Collected data entries
□ □ □ □ □ □ □
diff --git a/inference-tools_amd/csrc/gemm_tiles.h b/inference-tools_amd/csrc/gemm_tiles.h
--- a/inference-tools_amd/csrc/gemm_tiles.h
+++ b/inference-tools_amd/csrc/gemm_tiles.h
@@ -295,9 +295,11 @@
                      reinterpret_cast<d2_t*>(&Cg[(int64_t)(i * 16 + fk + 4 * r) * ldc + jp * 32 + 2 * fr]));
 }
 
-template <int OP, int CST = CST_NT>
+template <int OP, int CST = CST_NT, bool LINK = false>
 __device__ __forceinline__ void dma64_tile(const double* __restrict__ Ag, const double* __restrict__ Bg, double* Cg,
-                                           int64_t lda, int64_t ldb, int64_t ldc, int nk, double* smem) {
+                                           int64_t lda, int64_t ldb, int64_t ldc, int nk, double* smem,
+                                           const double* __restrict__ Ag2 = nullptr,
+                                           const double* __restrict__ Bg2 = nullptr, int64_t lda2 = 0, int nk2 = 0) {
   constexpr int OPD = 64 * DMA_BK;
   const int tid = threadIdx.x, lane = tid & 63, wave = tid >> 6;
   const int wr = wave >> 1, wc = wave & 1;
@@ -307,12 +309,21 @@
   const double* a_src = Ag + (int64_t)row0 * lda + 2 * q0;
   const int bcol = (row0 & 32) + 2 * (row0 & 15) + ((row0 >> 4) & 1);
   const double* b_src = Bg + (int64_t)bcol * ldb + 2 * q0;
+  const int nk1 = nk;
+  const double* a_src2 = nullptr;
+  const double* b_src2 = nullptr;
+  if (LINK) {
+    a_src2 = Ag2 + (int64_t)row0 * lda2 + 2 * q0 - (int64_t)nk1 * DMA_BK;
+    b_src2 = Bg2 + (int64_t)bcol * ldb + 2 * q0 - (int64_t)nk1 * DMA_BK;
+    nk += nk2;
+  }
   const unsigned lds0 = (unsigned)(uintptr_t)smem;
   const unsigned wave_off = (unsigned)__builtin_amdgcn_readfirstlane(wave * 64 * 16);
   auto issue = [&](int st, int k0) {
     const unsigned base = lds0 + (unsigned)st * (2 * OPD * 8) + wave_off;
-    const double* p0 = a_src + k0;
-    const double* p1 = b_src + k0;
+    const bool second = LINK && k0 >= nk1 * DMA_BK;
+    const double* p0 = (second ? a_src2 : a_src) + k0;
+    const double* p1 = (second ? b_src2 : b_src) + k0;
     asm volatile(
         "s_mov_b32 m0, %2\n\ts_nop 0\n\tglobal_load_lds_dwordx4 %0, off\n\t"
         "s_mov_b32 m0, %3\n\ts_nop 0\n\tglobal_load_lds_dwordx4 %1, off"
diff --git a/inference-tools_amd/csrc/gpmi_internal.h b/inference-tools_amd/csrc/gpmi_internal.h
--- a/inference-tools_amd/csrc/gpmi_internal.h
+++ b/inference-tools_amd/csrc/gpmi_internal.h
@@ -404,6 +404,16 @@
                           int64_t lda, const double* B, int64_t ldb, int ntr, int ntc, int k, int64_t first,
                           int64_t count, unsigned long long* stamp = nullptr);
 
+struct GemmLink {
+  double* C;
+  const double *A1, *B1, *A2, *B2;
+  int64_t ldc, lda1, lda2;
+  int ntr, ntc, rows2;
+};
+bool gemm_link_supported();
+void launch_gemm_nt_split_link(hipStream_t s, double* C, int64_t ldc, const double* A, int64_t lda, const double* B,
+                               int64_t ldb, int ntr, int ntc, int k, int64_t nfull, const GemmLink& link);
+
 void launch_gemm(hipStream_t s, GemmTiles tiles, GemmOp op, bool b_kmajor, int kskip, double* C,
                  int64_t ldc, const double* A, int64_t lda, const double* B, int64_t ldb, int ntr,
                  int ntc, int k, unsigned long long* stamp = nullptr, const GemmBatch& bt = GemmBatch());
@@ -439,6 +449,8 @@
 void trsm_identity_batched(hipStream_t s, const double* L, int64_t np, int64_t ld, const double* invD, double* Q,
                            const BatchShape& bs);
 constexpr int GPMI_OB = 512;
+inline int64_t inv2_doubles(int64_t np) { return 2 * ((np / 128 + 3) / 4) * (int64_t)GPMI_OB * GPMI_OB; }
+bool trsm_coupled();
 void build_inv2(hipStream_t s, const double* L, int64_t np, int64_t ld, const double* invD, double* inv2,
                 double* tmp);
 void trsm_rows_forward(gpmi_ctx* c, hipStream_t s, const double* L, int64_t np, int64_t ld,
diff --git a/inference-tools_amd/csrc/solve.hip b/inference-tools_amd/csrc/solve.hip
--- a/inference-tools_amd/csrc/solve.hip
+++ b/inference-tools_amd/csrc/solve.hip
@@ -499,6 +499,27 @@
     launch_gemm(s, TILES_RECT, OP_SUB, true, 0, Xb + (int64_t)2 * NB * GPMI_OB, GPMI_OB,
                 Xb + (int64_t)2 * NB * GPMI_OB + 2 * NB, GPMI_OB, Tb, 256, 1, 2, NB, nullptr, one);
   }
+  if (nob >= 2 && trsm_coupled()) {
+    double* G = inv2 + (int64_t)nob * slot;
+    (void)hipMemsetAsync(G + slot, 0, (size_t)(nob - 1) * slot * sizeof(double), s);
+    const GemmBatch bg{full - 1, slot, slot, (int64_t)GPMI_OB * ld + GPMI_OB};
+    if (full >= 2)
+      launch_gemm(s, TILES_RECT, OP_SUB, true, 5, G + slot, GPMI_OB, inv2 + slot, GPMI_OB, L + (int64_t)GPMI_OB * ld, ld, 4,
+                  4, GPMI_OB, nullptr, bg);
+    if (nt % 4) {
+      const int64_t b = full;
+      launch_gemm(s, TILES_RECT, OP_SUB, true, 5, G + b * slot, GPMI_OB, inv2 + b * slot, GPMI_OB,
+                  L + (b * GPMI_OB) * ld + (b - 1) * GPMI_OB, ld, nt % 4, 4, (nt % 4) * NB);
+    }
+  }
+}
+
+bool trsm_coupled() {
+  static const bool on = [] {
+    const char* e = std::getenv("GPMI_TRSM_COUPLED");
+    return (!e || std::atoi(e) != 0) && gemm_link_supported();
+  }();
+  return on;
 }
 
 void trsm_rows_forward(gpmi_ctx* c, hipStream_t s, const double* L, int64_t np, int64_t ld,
□ □ □ □ □ □ □
How many lines in the records above contain the word "return"? Give only the number.

§ The answer
3